After much debate my current students finally decided that they wanted to learn about the ice age so we have spent most of May and the beginning of June learning about saber-tooth tigers, wooly mammoths, glaciers, cave paintings and primitive hunting techniques.  My students have begged to watch the movie “Ice Age” as a way to celebrate all that we have learned but as our school has a no movie policy I had to come up with something that seemed equally as celebratory.

So I decided we should make our own ice cream

I have never made my own ice cream before.

Google came to my rescue again and I found directions for making ice cream using two baggies and some ice.  It seemed simple but I have learned from hard experience that I need to try everything myself before attempting it with my students.   So it was that I was making ice cream in my kitchen early Sunday morning.  And then I got to eat ice cream on an early Sunday morning (teaching does have its job perks!) 

This is super easy to do, and really fun! 

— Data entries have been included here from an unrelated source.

@@ -44,7 +46,9 @@
   if (dev < 0 || dev >= kPollDevices) { set_error_msg("piso_cg_solve: device ordinal out of range"); return PISO_ERR_INVALID_ARG; }
   tl_poll_cur = &tl_poll_dev[dev];
   if (!tl_poll.pinned) {
-    PISO_HIP_CHECK(hipHostMalloc(reinterpret_cast<void**>(&tl_poll.pinned), 2 * sizeof(CgState), hipHostMallocDefault));
+    PISO_HIP_CHECK(hipHostMalloc(reinterpret_cast<void**>(&tl_poll.pinned), 2 * sizeof(CgState) + 4 * sizeof(int), hipHostMallocDefault));
+    tl_poll.err = reinterpret_cast<int*>(tl_poll.pinned + 2);
+    tl_poll.gap = reinterpret_cast<unsigned*>(tl_poll.err + 2);
     PISO_HIP_CHECK(hipEventCreateWithFlags(&tl_poll.ev[0], hipEventDisableTiming));
     PISO_HIP_CHECK(hipEventCreateWithFlags(&tl_poll.ev[1], hipEventDisableTiming));
     PISO_HIP_CHECK(hipDeviceGetAttribute(&tl_poll.cus, hipDeviceAttributeMultiprocessorCount, dev));
@@ -162,26 +166,34 @@
 }
 
 template <typename T, typename CT>
-static int verify_residual(const CgArgs<T>& a, const PersistCtl& pc, hipStream_t stream, bool* failed) {
+static int verify_residual(const CgArgs<T>& a, const PersistCtl& pc, hipStream_t stream) {
   unsigned* out2 = reinterpret_cast<unsigned*>(pc.err) + 4;
   PISO_HIP_CHECK(hipMemsetAsync(out2, 0, 2 * sizeof(unsigned), stream));
   const int gvf = grid_for((long long)a.nx * a.ny, kBlock * 4, 1024);
   cg_verify_sum_x<T><<<gvf, kBlock, 0, stream>>>(a, a.partsA);
   cg_verify_gap<T, CT><<<gvf, kBlock, 0, stream>>>(a, a.partsA, gvf, out2);
   PISO_LAUNCH_CHECK();
-  unsigned h2[2] = {0, 0};
-  PISO_HIP_CHECK(hipMemcpyAsync(h2, out2, sizeof(h2), hipMemcpyDeviceToHost, stream));
-  PISO_HIP_CHECK(hipStreamSynchronize(stream));
+  PISO_HIP_CHECK(hipMemcpyAsync(tl_poll.gap, out2, 2 * sizeof(unsigned), hipMemcpyDeviceToHost, stream));
+  return PISO_OK;
+}
+static bool verify_failed() {
   float gap, scale;
-  memcpy(&gap, &h2[0], 4); memcpy(&scale, &h2[1], 4);
+  memcpy(&gap, &tl_poll.gap[0], 4); memcpy(&scale, &tl_poll.gap[1], 4);
   ++g_verify_runs;
-  *failed = (gap > 1e-5f * scale && gap > 1e-30f) || opt(OPT_CG_VERIFY) == 2;
-  return PISO_OK;
-}
-
+  return (gap > 1e-5f * scale && gap > 1e-30f) || opt(OPT_CG_VERIFY) == 2;
+}
+
+static int place_look(int slot, const CgState* st, const int* err, hipStream_t stream) {
+  PISO_HIP_CHECK(hipMemcpyAsync(&tl_poll.pinned[slot], st, sizeof(CgState), hipMemcpyDeviceToHost, stream));
+  if (err) PISO_HIP_CHECK(hipMemcpyAsync(&tl_poll.err[slot], err, sizeof(int), hipMemcpyDeviceToHost, stream));
+  else tl_poll.err[slot] = 0;
+  PISO_HIP_CHECK(hipEventRecord(tl_poll.ev[slot], stream));
+  return PISO_OK;
+}
 static int inspect_poll(int slot, int* stop_it) {
   hipError_t e = hipEventSynchronize(tl_poll.ev[slot]);
   if (e != hipSuccess) { set_error("hipEventSynchronize", e); return -1; }
+  if (tl_poll.err[slot]) return -2;
   if (tl_poll.pinned[slot].done) { *stop_it = tl_poll.pinned[slot].iterations; return 1; }
   return 0;
 }
@@ -210,7 +222,7 @@
   PISO_LAUNCH_CHECK();
 
   const int batch = poll_batch(n);
-  int sv = 0, polls = 0, stop_it = -1;
+  int sv = 0, stop_it = -1;
   const int total = fixed ? fixed : max_iterations;
   bool finished = false;
   bool pending = false;
@@ -232,6 +244,31 @@
   if (plan.R && prof && !seg_ev[0]) { PISO_HIP_CHECK(hipEventCreate(&seg_ev[0])); PISO_HIP_CHECK(hipEventCreate(&seg_ev[1])); }
   SegmentTimes seg;
   int segments_run = 0, unsynced = 0;
+  a.err = pc.err;
+  int looks = 0, inspected = 0, seg_looks = 0;
+  struct { int kb, ke; bool timed; } look_seg[2] = {{0, 0, false}, {0, 0, false}};
+  auto inspect_upto = [&](int upto) -> int {
+    for (; inspected < upto; ++inspected) {
+      const int slot = inspected & 1;
+      const int r = inspect_poll(slot, &stop_it);
+      if (r == -1) return PISO_ERR_HIP;
+      if (r == -2) {
+        ++g_persist_fallbacks;
+        if (plan.xcd_local) g_xcd_local_failed = true;
+        PISO_HIP_CHECK(hipStreamSynchronize(stream));
+        return kPersistRetry;
+      }
+      if (look_seg[slot].timed) {
+        const CgState& hs = tl_poll.pinned[slot];
+        const int kb = look_seg[slot].kb, len = look_seg[slot].ke - kb;
+        const int ran = hs.done ? (hs.iterations - kb > 0 ? hs.iterations - kb : 0) : len;
+        float t = 0; PISO_HIP_CHECK(hipEventElapsedTime(&t, seg_ev[0], seg_ev[1])); seg.ms += t; seg.iters += ran < len ? ran : len; ++seg.launches;
+        look_seg[slot].timed = false;
+      }
+      if (r > 0) finished = true;
+    }
+    return PISO_OK;
+  };
   for (int k = 0; k < total && !finished; ++k) {
     const bool is_reset = !fixed && ((k + 1) % reset == 0);
     if (plan.R && k > 0 && !is_reset) {
@@ -246,20 +283,13 @@
         const bool defer = !prof && ke - k <= 32 && unsynced + (ke - k) <= 256 && ke < total;
         unsynced = defer ? unsynced + (ke - k) : 0;
         if (!defer) {
-          PISO_HIP_CHECK(hipMemcpyAsync(&tl_poll.pinned[0], &a.state[0], sizeof(CgState), hipMemcpyDeviceToHost, stream));
-          int herr = 0;
-          PISO_HIP_CHECK(hipMemcpyAsync(&herr, pc.err, sizeof(int), hipMemcpyDeviceToHost, stream));
-          PISO_HIP_CHECK(hipStreamSynchronize(stream));
-          if (herr) {
-            ++g_persist_fallbacks;
-            if (plan.xcd_local) g_xcd_local_failed = true;
-            return kPersistRetry;
-          }
-          if (prof) {
-            const int ran = tl_poll.pinned[0].done ? (tl_poll.pinned[0].iterations - k > 0 ? tl_poll.pinned[0].iterations - k : 0) : ke - k;
-            float t = 0; PISO_HIP_CHECK(hipEventElapsedTime(&t, seg_ev[0], seg_ev[1])); seg.ms += t; seg.iters += ran < ke - k ? ran : ke - k; ++seg.launches;
-          }
-          if (tl_poll.pinned[0].done) { finished = true; stop_it = tl_poll.pinned[0].iterations; }
+          const int slot = looks & 1;
+          look_seg[slot].kb = k; look_seg[slot].ke = ke; look_seg[slot].timed = prof;
+          { const int rc = place_look(slot, &a.state[sv & 1], pc.err, stream); if (rc != PISO_OK) return rc; }
+          ++looks;
+          const int behind = (prof || seg_looks == 0) ? 0 : 1;
+          ++seg_looks;
+          { const int rc = inspect_upto(looks - behind); if (rc != PISO_OK) return rc; }
         }
         ++segments_run;
         k_last = ke - 1;
@@ -289,28 +319,21 @@
     PISO_LAUNCH_CHECK();
     pending = true;
     k_last = k;
-    if (!fixed && ((k + 1) % batch == 0) && k + 1 < total) {
-      const int slot = polls & 1;
-      PISO_HIP_CHECK(hipMemcpyAsync(&tl_poll.pinned[slot], &a.state[sv & 1], sizeof(CgState), hipMemcpyDeviceToHost, stream));
-      PISO_HIP_CHECK(hipEventRecord(tl_poll.ev[slot], stream));
-      if (polls > 0) {
-        const int r = inspect_poll((polls - 1) & 1, &stop_it);
-        if (r < 0) return PISO_ERR_HIP;
-        if (r > 0) finished = true;
-      }
-      ++polls;
+    if (!fixed && ((k + 1) % batch == 0) && k + 1 < total && segments_run == 0) {
+      { const int rc = place_look(looks & 1, &a.state[sv & 1], pc.err, stream); if (rc != PISO_OK) return rc; }
+      ++looks;
+      { const int rc = inspect_upto(looks - 1); if (rc != PISO_OK) return rc; }
     }
   }
   if (pending && k_last >= 0) cg_flush_x<T><<<gflat, kBlock, 0, stream>>>(a, k_last, sv);
-  if (!fixed && !finished) {
-    const int slot = polls & 1;
-    PISO_HIP_CHECK(hipMemcpyAsync(&tl_poll.pinned[slot], &a.state[sv & 1], sizeof(CgState), hipMemcpyDeviceToHost, stream));
-    PISO_HIP_CHECK(hipEventRecord(tl_poll.ev[slot], stream));
-    const int r = inspect_poll(slot, &stop_it);
-    if (r < 0) return PISO_ERR_HIP;
-    if (r > 0) finished = true;
-  }
+  if ((!fixed && !finished) || segments_run > 0) {
+    { const int rc = place_look(looks & 1, &a.state[sv & 1], pc.err, stream); if (rc != PISO_OK) return rc; }
+    ++looks;
+  }
+  const bool verify = segments_run > 0 && sizeof(T) == 8 && !fixed && opt(OPT_CG_VERIFY) != 0;
+  if (verify) { const int rc = verify_residual<T, CT>(a, pc, stream); if (rc != PISO_OK) return rc; }
   PISO_HIP_CHECK(hipStreamSynchronize(stream));
+  { const int rc = inspect_upto(looks); if (rc != PISO_OK) return rc; }
   if (opt(OPT_CG_XCD_MAP) == 1) {
     tl_xcd_map_n = 0;
     if (segments_run > 0 && !plan.xcd_local && plan.grid <= kPersistMaxGrid) {
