SIGNATURES = {
    "mxdet_last_error": (C.c_char_p, []),
    "mxdet_version": (C.c_char_p, []),
    "mxdet_box_iou": (c_i32, [c_vp, c_i64, c_vp, c_i64, c_vp, c_vp]),
    "mxdet_generate_anchors": (c_i32, [c_vp, c_i32, c_i32, c_i32, c_i32, c_vp, c_vp]),
    "mxdet_nms_batched_workspace_bytes": (c_sz, [c_i32, c_i32]),
    "mxdet_nms_batched": (c_i32, [c_vp, c_vp, c_vp, c_i32, c_i32, c_f32, c_i32, c_vp, c_vp, c_vp, c_sz, c_vp]),
    "mxdet_soft_nms_batched": (c_i32, [c_vp, c_vp, c_vp, c_i32, c_i32, c_i32, c_f32, c_f32, c_f32, c_i32, c_vp, c_vp, c_vp,
                                       c_vp]),
    "mxdet_pixel_shuffle2_inv_relu": (c_i32, [c_vp, c_vp, c_i64, c_i32, c_i32, c_i32, c_vp, c_vp]),
    "mxdet_mask_paste_workspace_bytes": (c_sz, [c_i64, c_i32]),
    "mxdet_mask_paste": (c_i32, [c_vp, c_vp, c_i64, c_i32, c_i32, c_i32, c_i32, c_f32, c_vp, c_vp, c_sz, c_vp]),
    "mxdet_retina_detect_workspace_bytes": (c_sz, [c_vp, c_i32, c_i32]),
    "mxdet_retina_detect": (c_i32, [c_vp, c_i32, c_vp, c_i32, c_f32, c_f32, c_i32, c_vp, c_vp, c_vp, c_sz, c_vp]),
    "mxdet_retina_detect_soft": (c_i32, [c_vp, c_i32, c_vp, c_i32, c_f32, c_f32, c_i32, c_vp, c_vp, c_vp, c_sz, c_i32, c_f32,
                                         c_vp]),
    "mxdet_debug_preprocess_direct": (c_i32, [c_i32]),
    "mxdet_image_preprocess": (c_i32, [c_vp, c_i32, c_i32, c_i32, c_vp, c_vp, c_i32, c_vp, c_vp]),
    "mxdet_polygon_masks": (c_i32, [c_vp, c_vp, c_vp, c_i32, c_i32, c_i32, c_i32, c_vp, c_vp]),
    "mxdet_detection_postprocess_workspace_bytes": (c_sz, [c_i32, c_i32, c_i32]),
    "mxdet_detection_postprocess": (c_i32, [c_vp, c_vp, c_i32, c_i32, c_i32, c_vp, c_vp, c_vp, c_i32, c_i32, c_i32,
                                            P(c_f32), P(c_f32), c_f32, c_f32, c_i32, c_vp, c_vp, c_vp, c_sz, c_vp]),
    "mxdet_detection_postprocess_soft": (c_i32, [c_vp, c_vp, c_i32, c_i32, c_i32, c_vp, c_vp, c_vp, c_i32, c_i32, c_i32,
                                                 P(c_f32), P(c_f32), c_f32, c_f32, c_i32, c_vp, c_vp, c_vp, c_sz, c_i32,
                                                 c_f32, c_vp]),
    "mxdet_proposal_workspace_bytes": (c_sz, [P(PyramidT), c_i32, c_i32]),
    "mxdet_proposal": (c_i32, [P(PyramidT), c_i32, c_vp, c_i32, c_i32, c_f32, c_f32, c_vp, c_vp, c_vp, c_vp,
                               c_vp, c_sz, c_vp]),
    "mxdet_anchor_target_workspace_bytes": (c_sz, [c_i32, c_i64, c_i32]),
    "mxdet_anchor_target": (c_i32, [c_vp, c_i64, c_vp, c_i32, c_i32, c_vp, c_f32, c_f32, c_f32, c_i32, c_f32,
                                    c_u32, c_u32, c_vp, c_u32, c_vp, c_vp, c_vp, c_vp, c_vp, c_sz, c_vp]),
    "mxdet_atss_assign_workspace_bytes": (c_sz, [c_i32, c_i64, c_i32]),
    "mxdet_atss_assign": (c_i32, [c_vp, c_i64, P(c_i64), c_i32, c_vp, c_i32, c_i32, c_i32, c_vp, c_vp, c_vp, c_vp, c_vp, c_sz,
                                  c_vp]),
    "mxdet_proposal_target": (c_i32, [c_vp, c_vp, c_i32, c_vp, c_i32, c_i32, c_i32, c_f32, c_f32, c_f32, c_f32,
                                      c_i32, c_i32, P(c_f32), P(c_f32), c_u32, c_u32, c_vp, c_u32, c_vp, c_vp, c_vp,
                                      c_vp, c_vp, c_vp, c_vp]),
    "mxdet_fpn_level_map": (c_i32, [c_vp, c_i64, c_i32, c_i32, c_vp, c_vp]),
    "mxdet_roi_align_fwd": (c_i32, [P(FeatPyramidT), c_i32, c_i32, c_vp, c_vp, c_i64, c_i32, c_i32, c_i32, c_vp,
                                    c_vp]),
    "mxdet_roi_align_bwd": (c_i32, [P(FeatPyramidT), c_i32, c_i32, c_vp, c_vp, c_i64, c_i32, c_i32, c_i32, c_vp,
                                    c_vp]),
    "mxdet_roi_align_bwd_gather_workspace_bytes": (c_sz, [P(FeatPyramidT), c_i32, c_i64]),
    "mxdet_roi_align_bwd_gather": (c_i32, [P(FeatPyramidT), c_i32, c_i32, c_vp, c_vp, c_i64, c_i32, c_i32, c_i32, c_vp,
                                           c_i32, c_vp, c_sz, c_vp]),
    "mxdet_roi_align_bwd_gather_prepare": (c_i32, [P(FeatPyramidT), c_i32, c_vp, c_vp, c_i64, c_i32, c_i32, c_i32,
                                                   c_vp, c_sz, c_vp]),
    "mxdet_roi_align_bwd_gather_prepared": (c_i32, [P(FeatPyramidT), c_i32, c_i32, c_vp, c_vp, c_i64, c_i32, c_i32, c_i32,
                                                    c_vp, c_i32, c_vp, c_sz, c_vp]),
    "mxdet_smooth_l1_fwd": (c_i32, [c_vp, c_vp, c_vp, c_i64, c_f32, c_vp, c_vp]),
    "mxdet_smooth_l1_bwd": (c_i32, [c_vp, c_vp, c_vp, c_vp, c_i64, c_f32, c_i32, c_vp, c_vp]),
    "mxdet_loss_workspace_bytes": (c_sz, [c_i64]),
    "mxdet_focal_loss": (c_i32, [c_vp, c_i32, c_vp, c_i64, c_i32, c_f32, c_f32, c_f32, c_vp, c_vp, c_vp, c_sz,
                                 c_vp]),
    "mxdet_anchor_class_labels": (c_i32, [c_vp, c_vp, c_vp, c_i32, c_i64, c_i32, c_vp, c_vp, c_vp]),
    "mxdet_retina_loss_num_partials": (c_i32, [c_i32, c_i32, c_i32, c_i32]),
    "mxdet_retina_loss_level": (c_i32, [c_vp, c_vp, c_i32, c_i32, c_i32, c_i32, c_i32, c_i32, c_i32, c_vp, c_vp, c_i64,
                                        c_i64, c_f32, c_f32, c_f32, c_vp, c_f32, c_vp, c_vp, c_vp, c_vp]),
    "mxdet_rpn_loss_num_partials": (c_i32, [c_i32, c_i32, c_i32]),
    "mxdet_rpn_loss_level": (c_i32, [c_vp, c_i32, c_i32, c_i32, c_i32, c_i32, c_vp, c_vp, c_i64, c_i64, c_f32,
                                     c_f32, c_f32, c_vp, c_vp, c_vp]),
    "mxdet_loss_finalize": (c_i32, [c_vp, c_i32, c_i32, c_vp, c_vp]),
    "mxdet_rcnn_loss": (c_i32, [c_vp, c_vp, c_i32, c_i32, c_i32, c_vp, c_vp, c_vp, c_i64, c_i32, c_i32, c_f32,
                                c_f32, c_f32, c_vp, c_vp, c_vp, c_vp, c_sz, c_vp]),
    "mxdet_box_iou_loss": (c_i32, [c_vp, c_vp, c_vp, c_i32, c_i32, c_vp, c_i64, c_i32, c_f32, c_f32, c_f32, c_f32, c_f32, c_vp,
                                   c_vp, c_vp]),
    "mxdet_rcnn_loss_iou": (c_i32, [c_vp, c_vp, c_i32, c_i32, c_i32, c_vp, c_vp, c_vp, c_vp, c_i32, c_i32, c_i64, c_i32, c_i32,
                                    c_i32, c_f32, c_f32, c_f32, c_f32, c_f32, c_f32, c_f32, c_vp, c_vp, c_vp, c_vp, c_sz,
                                    c_vp]),
    "mxdet_retina_loss_level_iou": (c_i32, [c_vp, c_vp, c_i32, c_i32, c_i32, c_i32, c_i32, c_i32, c_i32, c_vp, c_vp, c_vp, c_vp,
                                            c_i32, c_i64, c_i64, c_f32, c_f32, c_i32, c_f32, c_f32, c_f32, c_f32, c_f32, c_vp,
                                            c_f32, c_vp, c_vp, c_vp, c_vp]),
    "mxdet_mask_target": (c_i32, [c_vp, c_vp, c_vp, c_vp, c_i64, c_i32, c_i32, c_i32, c_i32, c_vp, c_vp, c_vp]),
    "mxdet_pixel_shuffle2": (c_i32, [c_vp, c_i64, c_i32, c_i32, c_i32, c_i32, c_vp, c_vp]),
    "mxdet_mask_loss_workspace_bytes": (c_sz, [c_i64, c_i32]),
    "mxdet_mask_loss": (c_i32, [c_vp, c_vp, c_vp, c_i64, c_i32, c_i32, c_f32, c_vp, c_vp, c_vp, c_sz, c_vp]),
    "mxdet_conv2d_fwd": (c_i32, [P(ConvDescT), c_vp, c_vp, c_vp, c_vp, c_vp, c_vp]),
    "mxdet_conv2d_fwd_chain": (c_i32, [P(ConvDescT), c_vp, c_vp, c_vp, c_vp, c_vp, c_i32, c_i32, c_vp, c_vp, c_vp, c_vp, c_i32,
                                       c_i32, c_vp, c_vp]),
    "mxdet_conv2d_fwd_splitk_workspace_bytes": (c_sz, [P(ConvDescT), c_i32]),
    "mxdet_conv2d_fwd_splitk": (c_i32, [P(ConvDescT), c_vp, c_vp, c_vp, c_vp, c_vp, c_i32, c_vp, c_sz, c_vp]),
    "mxdet_conv2d_dgrad": (c_i32, [P(ConvDescT), c_vp, c_vp, c_vp, c_vp, c_vp, c_vp]),
    "mxdet_conv2d_wgrad_workspace_bytes": (c_sz, [P(ConvDescT)]),
    "mxdet_conv2d_wgrad": (c_i32, [P(ConvDescT), c_vp, c_vp, c_vp, c_vp, c_vp, c_sz, c_vp]),
    "mxdet_conv2d_grouped_table_bytes": (c_sz, [c_i32]),
    "mxdet_conv2d_grouped_plan": (c_i32, [P(ConvItemT), c_i32, c_i32, c_vp, c_sz, P(c_i32), P(c_i32)]),
    "mxdet_conv2d_grouped": (c_i32, [c_vp, c_i32, c_i32, c_i32, c_i32, c_vp]),
    "mxdet_conv2d_wgrad_grouped_table_bytes": (c_sz, [c_i32]),
    "mxdet_conv2d_wgrad_grouped_plan": (c_i32, [P(WgradItemT), c_i32, c_vp, c_sz, P(c_sz), P(c_i32), P(c_i32), P(c_i32)]),
    "mxdet_conv2d_wgrad_grouped": (c_i32, [c_vp, c_i32, c_i32, c_i32, c_i32, c_vp, c_sz, c_sz, c_vp]),
    "mxdet_conv2d_wgrad_grouped_parts": (c_i32, [c_vp, c_i32, c_i32, c_i32, c_i32, c_i32, c_vp, c_sz, c_sz, c_vp]),
    "mxdet_debug_force_conv_cfg": (c_i32, [c_i32]),
    "mxdet_debug_force_wgrad_ksplit": (c_i32, [c_i32]),
    "mxdet_filter_transpose": (c_i32, [c_vp, c_i32, c_i32, c_i32, c_i32, c_vp, c_vp]),
    "mxdet_filter_transpose_batched": (c_i32, [c_vp, c_i32, c_i32, c_vp]),
    "mxdet_deform_im2col": (c_i32, [P(DeformDescT), c_vp, c_vp, c_vp, c_vp]),
    "mxdet_deform_col2im_coord": (c_i32, [P(DeformDescT), c_vp, c_vp, c_vp, c_vp, c_vp]),
    "mxdet_deform_col2im_workspace_bytes": (c_sz, [P(DeformDescT)]),
    "mxdet_deform_col2im": (c_i32, [P(DeformDescT), c_vp, c_vp, c_vp, c_vp, c_sz, c_vp]),
    "mxdet_dpool_fwd": (c_i32, [P(DpoolDescT), c_vp, c_vp, c_i64, c_vp, c_vp, c_vp, c_vp]),
    "mxdet_dpool_bwd_trans": (c_i32, [P(DpoolDescT), c_vp, c_vp, c_i64, c_vp, c_vp, c_vp, c_vp, c_vp, c_vp]),
    "mxdet_dpool_bwd_feat_workspace_bytes": (c_sz, [P(DpoolDescT), c_i64]),
    "mxdet_dpool_bwd_feat": (c_i32, [P(DpoolDescT), c_vp, c_vp, c_i64, c_vp, c_vp, c_vp, c_vp, c_sz, c_vp]),
    "mxdet_group_norm_workspace_bytes": (c_sz, [P(GnDescT), c_i32]),
    "mxdet_group_norm_fwd": (c_i32, [P(GnDescT), c_vp, c_vp, c_vp, c_vp, c_vp, c_vp, c_vp, c_sz, c_vp]),
    "mxdet_group_norm_bwd": (c_i32, [P(GnDescT), c_vp, c_vp, c_vp, c_vp, c_vp, c_vp, c_vp, c_vp, c_vp, c_vp, c_vp, c_sz,
                                     c_vp]),
    "mxdet_debug_group_norm_route": (c_i32, [P(GnDescT)]),
    "mxdet_stem_conv7x7": (c_i32, [c_vp, c_i32, c_i32, c_i32, c_i32, c_vp, c_vp, c_vp, c_vp]),
    "mxdet_stem_conv7x7_pool": (c_i32, [c_vp, c_i32, c_i32, c_i32, c_i32, c_vp, c_vp, c_vp, c_vp]),
    "mxdet_maxpool3x3s2": (c_i32, [c_vp, c_i32, c_i32, c_i32, c_i32, c_vp, c_vp]),
    "mxdet_subsample2": (c_i32, [c_vp, c_i32, c_i32, c_i32, c_i32, c_vp, c_vp]),
    "mxdet_subsample2_bwd": (c_i32, [c_vp, c_i32, c_i32, c_i32, c_i32, c_i32, c_vp, c_vp]),
    "mxdet_upsample2_bwd": (c_i32, [c_vp, c_i32, c_i32, c_i32, c_i32, c_i32, c_vp, c_vp]),
    "mxdet_add_bf16": (c_i32, [c_vp, c_vp, c_i64, c_vp, c_vp]),
    "mxdet_relu_bwd_bf16": (c_i32, [c_vp, c_vp, c_i64, c_vp, c_vp]),
    "mxdet_f32_to_bf16": (c_i32, [c_vp, c_i64, c_vp, c_vp]),
    "mxdet_f32_accum_to_bf16": (c_i32, [c_vp, c_i64, c_i32, c_vp, c_vp]),
    "mxdet_nchw_to_nhwc_bf16": (c_i32, [c_vp, c_i32, c_i32, c_i32, c_i32, c_i32, c_vp, c_vp]),
    "mxdet_nhwc_to_nchw_f32": (c_i32, [c_vp, c_i32, c_i32, c_i32, c_i32, c_vp, c_vp]),
    "mxdet_sgd_momentum_update": (c_i32, [c_vp, c_vp, c_vp, c_vp, c_i64, c_f32, c_f32, c_f32, c_f32, c_vp]),
    "mxdet_sgd_momentum_update_sched": (c_i32, [c_vp, c_vp, c_vp, c_vp, c_i64, c_vp, c_f32, c_f32, c_f32, c_vp]),
    "mxdet_comm_unique_id": (c_i32, [c_vp]),
    "mxdet_comm_create": (c_i32, [c_vp, c_i32, c_i32, P(c_vp)]),
    "mxdet_comm_destroy": (c_i32, [c_vp]),
    "mxdet_allreduce_bucket": (c_i32, [c_vp, c_vp, c_i64, c_vp, P(c_i32)]),
    "mxdet_comm_wait": (c_i32, [c_vp, c_i32, c_vp]),
    "mxdet_comm_broadcast": (c_i32, [c_vp, c_vp, c_sz, c_i32, c_vp]),
    "mxdet_debug_set_tuning": (c_i32, [c_i32, c_i64]),
    "mxdet_debug_get_tuning": (c_i64, [c_i32]),
    "mxdet_debug_route_probe": (c_i32, [c_i32]),
    "mxdet_debug_route_read": (c_i32, [P(c_i32), c_i32]),
}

To begin, put 1/2 cup milk (I used full fat milk), 1/4 tsp. vanilla and 1 Tbsp sugar into a ziplock sandwich bag and seal tightly.

Then fill a large ziplock bag about half-full of ice and add 6 Tbsp of salt (I used coarse pickling salt – a lot of internet sites said to use rock salt but I couldn’t find any and the coarse salt worked great!)  Nest your little bag of milk into the ice and salt mixture and seal the big bag.

Now set your timer for 5 minutes and massage your bag, moving the ice over and around your bag of milk.  I found it easiest to wrap the bag in a tea towel so that my hands didn’t get so cold and then I just massaged away!  After five minutes are up, open your bag.  The little bag of milk should be cold and solid.  (If it’s not – a bit more massaging in the ice should do the trick).

Use your towel to wipe off the outside of the little bag (you don’t want to get salt into your ice cream) and then spoon the contents into a little dish and enjoy!

It’s not quite what you would get from an ice cream parlour but it’s cold and delicious and you made it yourself – what could be better than that?